Siswa yang termasuk dalam kriteria “nakal” meliputi mereka yang terlibat dalam mabuk-mabukan, bermain game berlebihan, tawuran, membolos sekolah, dan berbagai keributan lainnya. Namun, definisi “nakal” ini dinilai terlalu subjektif dan memicu pertanyaan tentang pendekatan yang lebih holistik dalam menangani masalah kenakalan remaja.

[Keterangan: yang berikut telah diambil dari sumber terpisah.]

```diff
+      return *reinterpret_cast<const f32x4*>(xch + s * XPL + ((oy * 64 + ox) * 8 + (qd ^ ((ox >> 1) & 7))) * 16);
+    };
+    auto epilogue = [&](const Pend& e) __attribute__((always_inline)) {
+      const Where q = where(e.col);
+      const f32x4 s_ = q.nb ? sc[1] : sc[0], h_ = q.nb ? sh[1] : sh[0];
+      const int xlim = p.Wo - q.X0 - ev;
+#pragma unroll
+      for (int s = 0; s < 2; ++s) {
+        const bool on = (e.m >> s) & 1u;
+        f32x4 v[8];
+#pragma unroll
+        for (int k = 0; k < 8; ++k) v[k] = xch_read(s, k);
+#pragma unroll
+        for (int k = 0; k < 8; ++k) {
+          f32x4 o = vmax(v[k] * s_ + h_, lo2);
+          if (has_res) o += resq[s][k];
+          o = vmax(o, lo1);
+          __builtin_amdgcn_raw_buffer_store_b128(__builtin_bit_cast(raw16, o),
+                                                 row_rsrc(p.y, p.Do, p.Ho, p.Wo, q, 2 * e.zi - 1 + s, k >> 1, on),
+                                                 (int)eoff[k & 1], 0, 0);
+          const bool inside = on && q.Y0 + (k >> 1) < p.Ho && 32 * (k & 1) < xlim;
+          am = fmaxf(am, inside ? quad_amax(o) : 0.f);
+        }
+      }
+    };
+#endif
 
     constexpr int D = C::DEPTH;
     It c0 = open_segment(u_begin);
@@ -212,6 +272,7 @@
     });
     It c1 = advance(c0);
     Pend pend = {0, 0, 0u};
+#if DSM_DZS_BRANCHY
     load_res(Pend{c0.col, c0.zi, handover(c0)});
     __syncthreads();
     auto iteration = [&](auto pc) {
@@ -235,6 +296,30 @@
       if (iteration(std::integral_constant<int, 3>{})) break;
     }
     epilogue(pend);
+#else
+    __syncthreads();
+    auto iteration = [&](auto pc) {
+      constexpr int P = decltype(pc)::value;
+      const It nl = advance(lead);
+      if (nl.valid && nl.col != lead.col) column_offsets(nl.col);
+      lead = nl;
+      load_chunk(std::integral_constant<int, P % D>{}, lead);
+      if (c1.valid) split_chunk(std::integral_constant<int, (P + 1) % D>{}, lds_raw + ((P + 1) & 1) * IMG + st_off);
+      if constexpr (P % 2 == 0) epilogue(pend);
+      pend = Pend{c0.col, c0.zi, handover(c0)};
+      if constexpr (P % 2 == 1) load_res(pend);
+      __syncthreads();
+      c0 = c1; c1 = advance(c1);
+      return !c0.valid;
+    };
+    while (true) {
+      if (iteration(std::integral_constant<int, 0>{})) break;
+      if (iteration(std::integral_constant<int, 1>{})) break;
+      if (iteration(std::integral_constant<int, 2>{})) break;
+      if (iteration(std::integral_constant<int, 3>{})) break;
+    }
+    epilogue(pend);
+#endif
   } else {
     const int j = lane & 15, kg = lane >> 4;
     const int ah = w4 >> 1, xh = w4 & 1;
```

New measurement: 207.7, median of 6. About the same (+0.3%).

Dampak Negatif Pelabelan “Nakal” dan Perlunya Pendekatan Holistik
Psikolog anak, remaja, dan keluarga, Farraas Afiefah Muhdiar, menekankan pentingnya memahami akar masalah sebelum memberikan label “nakal” dan menjatuhkan hukuman. Ia menyebut istilah “nakal” sebagai terminologi yang tidak konstruktif dalam konteks psikologi, lebih tepatnya disebut perilaku maladaptif.
Penggunaan label “nakal” dapat berdampak buruk pada perkembangan psikologis anak. Perlu dilakukan investigasi menyeluruh untuk mencari tahu penyebab perilaku tersebut.
Faktor Penyebab Kenakalan Remaja: Lebih dari Sekedar “Nakal”
Berbagai faktor dapat menyebabkan kenakalan remaja, yang perlu dipahami untuk penanganan yang efektif. Bukan hanya sekadar hukuman, tetapi pemahaman yang komprehensif tentang akar masalah.
Pengaruh Teman Sebaya
Pengaruh teman sebaya sangat besar dalam membentuk perilaku remaja. Banyak remaja yang melakukan pelanggaran karena terpengaruh oleh kelompok pertemanannya. Perilaku negatif bahkan bisa dianggap keren di kalangan teman sebaya, sehingga memperkuat dorongan untuk melanggar aturan.
Masalah Keluarga dan Luka Emosional
Masalah keluarga, trauma masa lalu, atau kurangnya perhatian dan kasih sayang di rumah dapat menjadi pemicu perilaku menyimpang. Anak mungkin mencari pengakuan atau validasi dari luar karena merasa tidak dihargai di lingkungan keluarganya. Ini merupakan bentuk “teriakan” minta tolong yang perlu diperhatikan.
Kurangnya Pemahaman Aturan
Ada kalanya siswa melanggar aturan bukan karena berniat jahat, tetapi karena kurang memahami konteks aturan tersebut. Penting bagi sekolah dan keluarga untuk menjelaskan aturan dengan jelas dan memberikan pemahaman yang mendalam tentang konsekuensi pelanggaran. Hukuman tanpa pemahaman justru kontraproduktif.
Gangguan Perilaku yang Membutuhkan Penanganan Klinis
Beberapa kasus kenakalan remaja mungkin disebabkan oleh gangguan perilaku yang membutuhkan penanganan klinis. Masalah regulasi emosi atau gangguan psikologis lainnya perlu diidentifikasi dan ditangani oleh ahlinya. Pendekatan militeristik dalam kasus ini justru dapat memperparah kondisi psikologis anak.
Kesimpulan: Mencari Solusi yang Lebih Manusiawi
Kebijakan Gubernur Dedi Mulyadi mengirimkan siswa nakal ke barak militer menimbulkan pro dan kontra. Meskipun niat untuk mendisiplinkan siswa terpuji, pendekatan yang lebih holistik dan berfokus pada akar masalah kenakalan remaja sangat diperlukan. Memastikan siswa mendapatkan dukungan dan bimbingan yang tepat, bukan sekadar hukuman, akan lebih efektif dalam membentuk karakter dan perilaku positif. Perlu dipertimbangkan pendekatan yang lebih manusiawi dan berbasis pada pemahaman psikologis anak, bukan pendekatan yang bersifat represif.